Y2Z / monolith

⬛️ CLI tool for saving complete web pages as a single HTML file
https://crates.io/crates/monolith
Creative Commons Zero v1.0 Universal
10.92k stars 315 forks source link

JS module imports not captured #363

Open FreeMasen opened 6 months ago

FreeMasen commented 6 months ago

The following JS will fail when saved for additional network access attempts

import * from "./module.js"

with the following error when loaded

Cross-Origin Request Blocked: The Same Origin Policy disallows reading the remote resource at file:///Users/rfm/module.js. (Reason: CORS request not http).
snshn commented 6 months ago

Yeah, that's the problem with lazy-loaded files. You could try using Chrome for these types of sites, as described in one of the sections of README. Processing JS and resolving dynamically loaded files is something that happens when the browser opens the page, that's the main cause of this problem. You could try using the -b option to point the browser at the location of module.js... that could work.

FreeMasen commented 6 months ago

Would you be willing to add some level of JS parsing to this project? I actually maintain a JS parser that could be used here, I would be interested in integrating it if you would be willing to accept a PR like that?

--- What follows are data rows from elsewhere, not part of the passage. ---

# VisualComputingInstitute/diffusion-e2e-ft

Measured on AMD Instinct MI355X. Metric: images/sec (768x768, 1-step UNet fwd) full path: VAE encode + SD-v2 UNet @t=999 + VAE decode, higher is better.
Workload: dtype f16

## Files before the change

### diffusion-e2e-ft_amd/_lib.py

```python
import ctypes as C
import os

import torch

from . import build as _build

_LIB = None

F32, F16, BF16 = 0, 1, 2
_DT = {torch.float32: F32, torch.float16: F16, torch.bfloat16: BF16}


def dtype_id(dt):
    try:
        return _DT[dt]
    except KeyError:
        raise TypeError("libe2eft supports float32/float16/bfloat16, got %s" % dt)


class ConvDesc(C.Structure):
    _fields_ = [(n, C.c_int32) for n in (
        "dtype", "batch", "hin", "win", "hl", "wl", "c1", "ldx1", "c2", "ldx2", "kh", "kw", "stride", "pad_t", "pad_l",
        "hout", "wout", "cout", "ldo", "ldr", "ldw")] + [("alpha", C.c_float)]

# ... 29 lines not shown
class HypersimDesc(C.Structure):
    _fields_ = [(n, C.c_int32) for n in ("batch", "height", "width", "color_dtype", "distance_dtype", "depth_format")] + [
        ("focal", C.c_double), ("scale_numerator", C.c_double)]


HYPERSIM_DEPTH_U16, HYPERSIM_DEPTH_F32 = range(2)
HYPERSIM_RECORD = 16


class DepthGtDesc(C.Structure):
    _fields_ = ([(n, C.c_int32) for n in ("batch", "h0", "w0", "raw_dtype")] + [("divisor", C.c_double)]
                + [(n, C.c_int32) for n in ("inf_to_zero", "crop_top", "crop_left", "crop_h", "crop_w")] + [("min_depth", C.c_float), ("max_depth", C.c_float)]
                + [(n, C.c_int32) for n in ("win_y0", "win_y1", "win_x0", "win_x1", "use_ext_mask")])


GT_U16, GT_I32, GT_F32 = range(3)


class NormalGtDesc(C.Structure):
    _fields_ = [(n, C.c_int32) for n in ("batch", "height", "width", "raw_dtype")]


NORMAL_GT_U8, NORMAL_GT_F32 = range(2)


class DsineRgbDesc(C.Structure):
    _fields_ = [(n, C.c_int32) for n in ("batch", "height", "width", "out_layout")]


RGB_HWC, RGB_CHW = range(2)
DSINE_RGB_WS_INTS = 6


OPT_PERSISTENT, OPT_PERSISTENT_GRID, OPT_NARROW_CONV, OPT_NARROW_MFMA, OPT_IGEMM_GENERAL_OPERANDS, OPT_IGEMM2_WAVES, OPT_PATCH_CONV, OPT_THIN_INPUT_CONV, OPT_FUSED_NORM, OPT_ATTN_DMA, OPT_UPCONV_PHASES, OPT_PATCH_CONV_2X2, OPT_PERSISTENT_MIN_QROUNDS, OPT_GN_APPLY_ITERS, OPT_F32_SPLIT, OPT_F32_SPLIT_ATTN = range(16)

_P = C.c_void_p
_I = C.c_int32
_L = C.c_int64
_F = C.c_float
_Z = C.c_size_t

SIGNATURES = {
    "e2eft_version": (_I, []),
    "e2eft_last_error": (C.c_char_p, []),
    "e2eft_build_id": (C.c_char_p, []),
    "e2eft_set_option": (_I, [_I, _I]),
    "e2eft_get_option": (_I, [_I]),
    "e2eft_conv2d_fwd": (_I, [C.POINTER(ConvDesc), _P, _P, _P, _P, _P, _P, _P, _P]),
    "e2eft_gemm": (_I, [C.POINTER(GemmDesc), _P, _P, _P, _P, _P, _P]),
    "e2eft_conv2d_fwd_gnstats": (_I, [C.POINTER(ConvDesc), _P, _P, _P, _P, _P, _P, _P, _P, _Z, C.POINTER(C.c_int32), _P]),
    "e2eft_conv2d_splitk_workspace_bytes": (_Z, [C.POINTER(ConvDesc)]),
    "e2eft_conv2d_fwd_splitk": (_I, [C.POINTER(ConvDesc), _P, _P, _P, _P, _P, _P, _P, _P, _Z, _P]),
    "e2eft_gemm_gnstats": (_I, [C.POINTER(GemmDesc), _P, _P, _P, _P, _P, _I, _P, _Z, C.POINTER(C.c_int32), _P]),
    "e2eft_groupnorm_fwd_pre": (_I, [C.POINTER(GroupNormDesc), _P, _P, _P, _P, _P, _P, _I, _P, _I, _P, _Z, _P]),
    "e2eft_groupnorm_coeff_offset": (_Z, [C.POINTER(GroupNormDesc)]),
    "e2eft_groupnorm_fwd_stats": (_I, [C.POINTER(GroupNormDesc), _P, _P, _P, _P, _I, _P, _I, _P, _Z, _P]),
    "e2eft_conv2d_fwd_normed_supported": (_I, [C.POINTER(ConvDesc)]),
    "e2eft_upconv2x_fwd_supported": (_I, [C.POINTER(ConvDesc)]),
    "e2eft_upconv2x_fwd": (_I, [C.POINTER(ConvDesc), _P, _P, _P, _P, _P, _Z, C.POINTER(C.c_int32), _P]),
    "e2eft_groupnorm_fwd_split": (_I, [C.POINTER(GroupNormDesc), _P, _P, _P, _P, _I, _P, _P, _I, _P, _Z, _P]),
    "e2eft_f32_split_weight": (_I, [_P, _L, _I, _P, _P, _P]),
    "e2eft_f32_split2_cat": (_I, [_P, _I, _I, _P, _I, _I, _L, _P, _I, _P, _P]),
    "e2eft_f32_split2": (_I, [_P, _L, _I, _I, _P, _I, _P, _P]),
    "e2eft_f32_split2_cols": (_I, [_P, _I, _I, _P, _I, _I, _L, _P, _I, _P, _P]),
    "e2eft_f32_split_wgrad_finish": (_I, [_P, _P, _P, _L, _I, _I, _P, _P, _P, _P]),
    "e2eft_conv2d_fwd_f32split_supported": (_I, [C.POINTER(ConvDesc)]),
    "e2eft_conv2d_fwd_f32split": (_I, [C.POINTER(ConvDesc), _P, _P, _P, _P, _P, _P, _P, _P, _Z, C.POINTER(C.c_int32), _P]),
    "e2eft_upconv2x_fwd_f32split_supported": (_I, [C.POINTER(ConvDesc)]),
    "e2eft_upconv2x_fwd_f32split": (_I, [C.POINTER(ConvDesc), _P, _P, _P, _P, _P, _P, _P, _Z, C.POINTER(C.c_int32), _P]),
    "e2eft_gemm_f32split_supported": (_I, [C.POINTER(GemmDesc)]),
    "e2eft_attn_f32split_supported": (_I, [C.POINTER(AttnDesc), _I]),
    "e2eft_gemm_f32split": (_I, [C.POINTER(GemmDesc), _P, _P, _P, _P, _P, _P, _P, _P]),
    "e2eft_conv2d_fwd_normed": (_I, [C.POINTER(ConvDesc), _P, _P, _P, _I, _P, _P, _P, _P, _P, _P, _Z, C.POINTER(C.c_int32), _P]),
    "e2eft_groupnorm_workspace_bytes": (_Z, [C.POINTER(GroupNormDesc)]),
    "e2eft_groupnorm_fwd": (_I, [C.POINTER(GroupNormDesc), _P, _P, _P, _P, _P, _P, _Z, _P]),
    "e2eft_layernorm_fwd": (_I, [_I, _L, _I, _I, _I, _F, _P, _P, _P, _P, _P]),
    "e2eft_geglu_fwd": (_I, [_I, _L, _I, _I, _I, _P, _P, _P]),
    "e2eft_softmax_rows": (_I, [_I, _L, _I, _L, _F, _P, _P]),
    "e2eft_softmax_rows_causal": (_I, [_I, _L, _I, _L, _F, _I, _P, _P]),
    "e2eft_attn_fwd": (_I, [C.POINTER(AttnDesc), _P, _P, _P, _P, _P]),
    "e2eft_attn_fwd_lse": (_I, [C.POINTER(AttnDesc), _P, _P, _P, _P, _P, _P]),
    "e2eft_attn512_workspace_bytes": (_Z, [C.POINTER(AttnDesc)]),
    "e2eft_attn512_fwd": (_I, [C.POINTER(AttnDesc), _P, _P, _P, _P, _P, _Z, _P]),
    "e2eft_attn_bwd_workspace_bytes": (_Z, [C.POINTER(AttnDesc)]),
    "e2eft_attn_bwd": (_I, [C.POINTER(AttnDesc), _P, _P, _P, _P, _P, _I, _P, _P, _I, _P, _I, _P, _I, _P, _Z, _P]),
    "e2eft_nchw_to_nhwc": (_I, [_I, _I, _I, _I, _I, _I, _I, _F, _F, _P, _P, _P]),
    "e2eft_nhwc_to_nchw": (_I, [_I, _I, _I, _I, _I, _I, _F, _F, _P, _P, _P]),
    "e2eft_copy_scale": (_I, [_I, _L, _I, _I, _I, _F, _F, _P, _P, _P]),
    "e2eft_add": (_I, [_I, _L, _I, _I, _I, _I, _P, _P, _P, _P]),
    "e2eft_timestep_embedding": (_I, [_I, _I, _I, _P, _P, _P]),
    "e2eft_silu": (_I, [_I, _L, _P, _P, _P]),
    "e2eft_depth_head": (_I, [_I, _I, _L, _I, _I, _P, _P, _P]),
    "e2eft_normal_head": (_I, [_I, _I, _I, _I, _I, _I, _F, _P, _P, _P]),
    "e2eft_ssi_loss_workspace_bytes": (_Z, [_I]),
    "e2eft_ssi_loss_fwd": (_I, [_I, _I, _P, _P, _P, _P, _P, _P, _Z, _P]),
    "e2eft_angular_loss_workspace_bytes": (_Z, [_I]),
    "e2eft_angular_loss_fwd": (_I, [_I, _I, _P, _P, _P, _P, _P, _Z, _P]),
    "e2eft_conv2d_dgrad": (_I, [C.POINTER(ConvDesc), _P, _I, _I, _P, _I, _P, _I, _P]),
    "e2eft_conv2d_wgrad_workspace_bytes": (_Z, [C.POINTER(ConvDesc), _I]),
    "e2eft_conv2d_wgrad": (_I, [C.POINTER(ConvDesc), _P, _I, _P, _P, _P, _Z, C.POINTER(C.c_int32), _P]),
    "e2eft_conv2d_im2col_t": (_I, [C.POINTER(ConvDesc), _P, _P, _P, _L, _P]),
    "e2eft_transpose": (_I, [_I, _I, _L, _I, _L, _L, _L, _L, _L, _P, _P, _P]),
    "e2eft_colsum_workspace_bytes": (_Z, [_I, _L, _I]),
    "e2eft_colsum": (_I, [_I, _I, _L, _I, _L, _F, _P, _P, _P, _Z, _P]),
    "e2eft_upsample_nearest_bwd": (_I, [_I, _I, _I, _I, _I, _I, _I, _I, _I, _P, _P, _P]),
    "e2eft_groupnorm_bwd_workspace_bytes": (_Z, [C.POINTER(GroupNormDesc)]),
    "e2eft_groupnorm_bwd": (_I, [C.POINTER(GroupNormDesc), _P, _P, _P, _P, _P, _I, _P, _I, _P, _P, _P, _P, _Z, _P]),
    "e2eft_groupnorm_bwd_add": (_I, [C.POINTER(GroupNormDesc), _P, _P, _P, _P, _P, _I, _P, _I, _P, _I, _P, _P, _P, _P, _Z, _P]),
    "e2eft_layernorm_bwd_workspace_bytes": (_Z, [_L, _I]),
# ... 117 lines not shown
```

snshn commented 5 months ago

It's so hard to tell right now... I need to finish some urgent things first (like MHTML support, crawling/recursion, async asset retrieval mechanism for speed, CORS...). Browsers already have JS engines in them, and I hoped they'd be more interested in implementing what Monolith does, rendering it obsolete, but it's been like 5 years, and here we are, still not being able to easily save page as one file using just the browser. After the JS is in, I'll end up having to add WebASM, and then something else, and something else, and essentially reinventing the wheel just because browsers don't do the thing they should be able to. I want Monolith to do awesome things, and as much as I hate the fact that JS on 99% of sites today is non-unobtrusive, the reality is usually not the way we want it to be, so to have a tool that just saves pages as one file, some kind of JS support is pretty much a must-have. I'd say it should be on the road map, perhaps as an optional switch (possibly even leveraging locally-installed browsers to do that), but I can't promise anything short-term.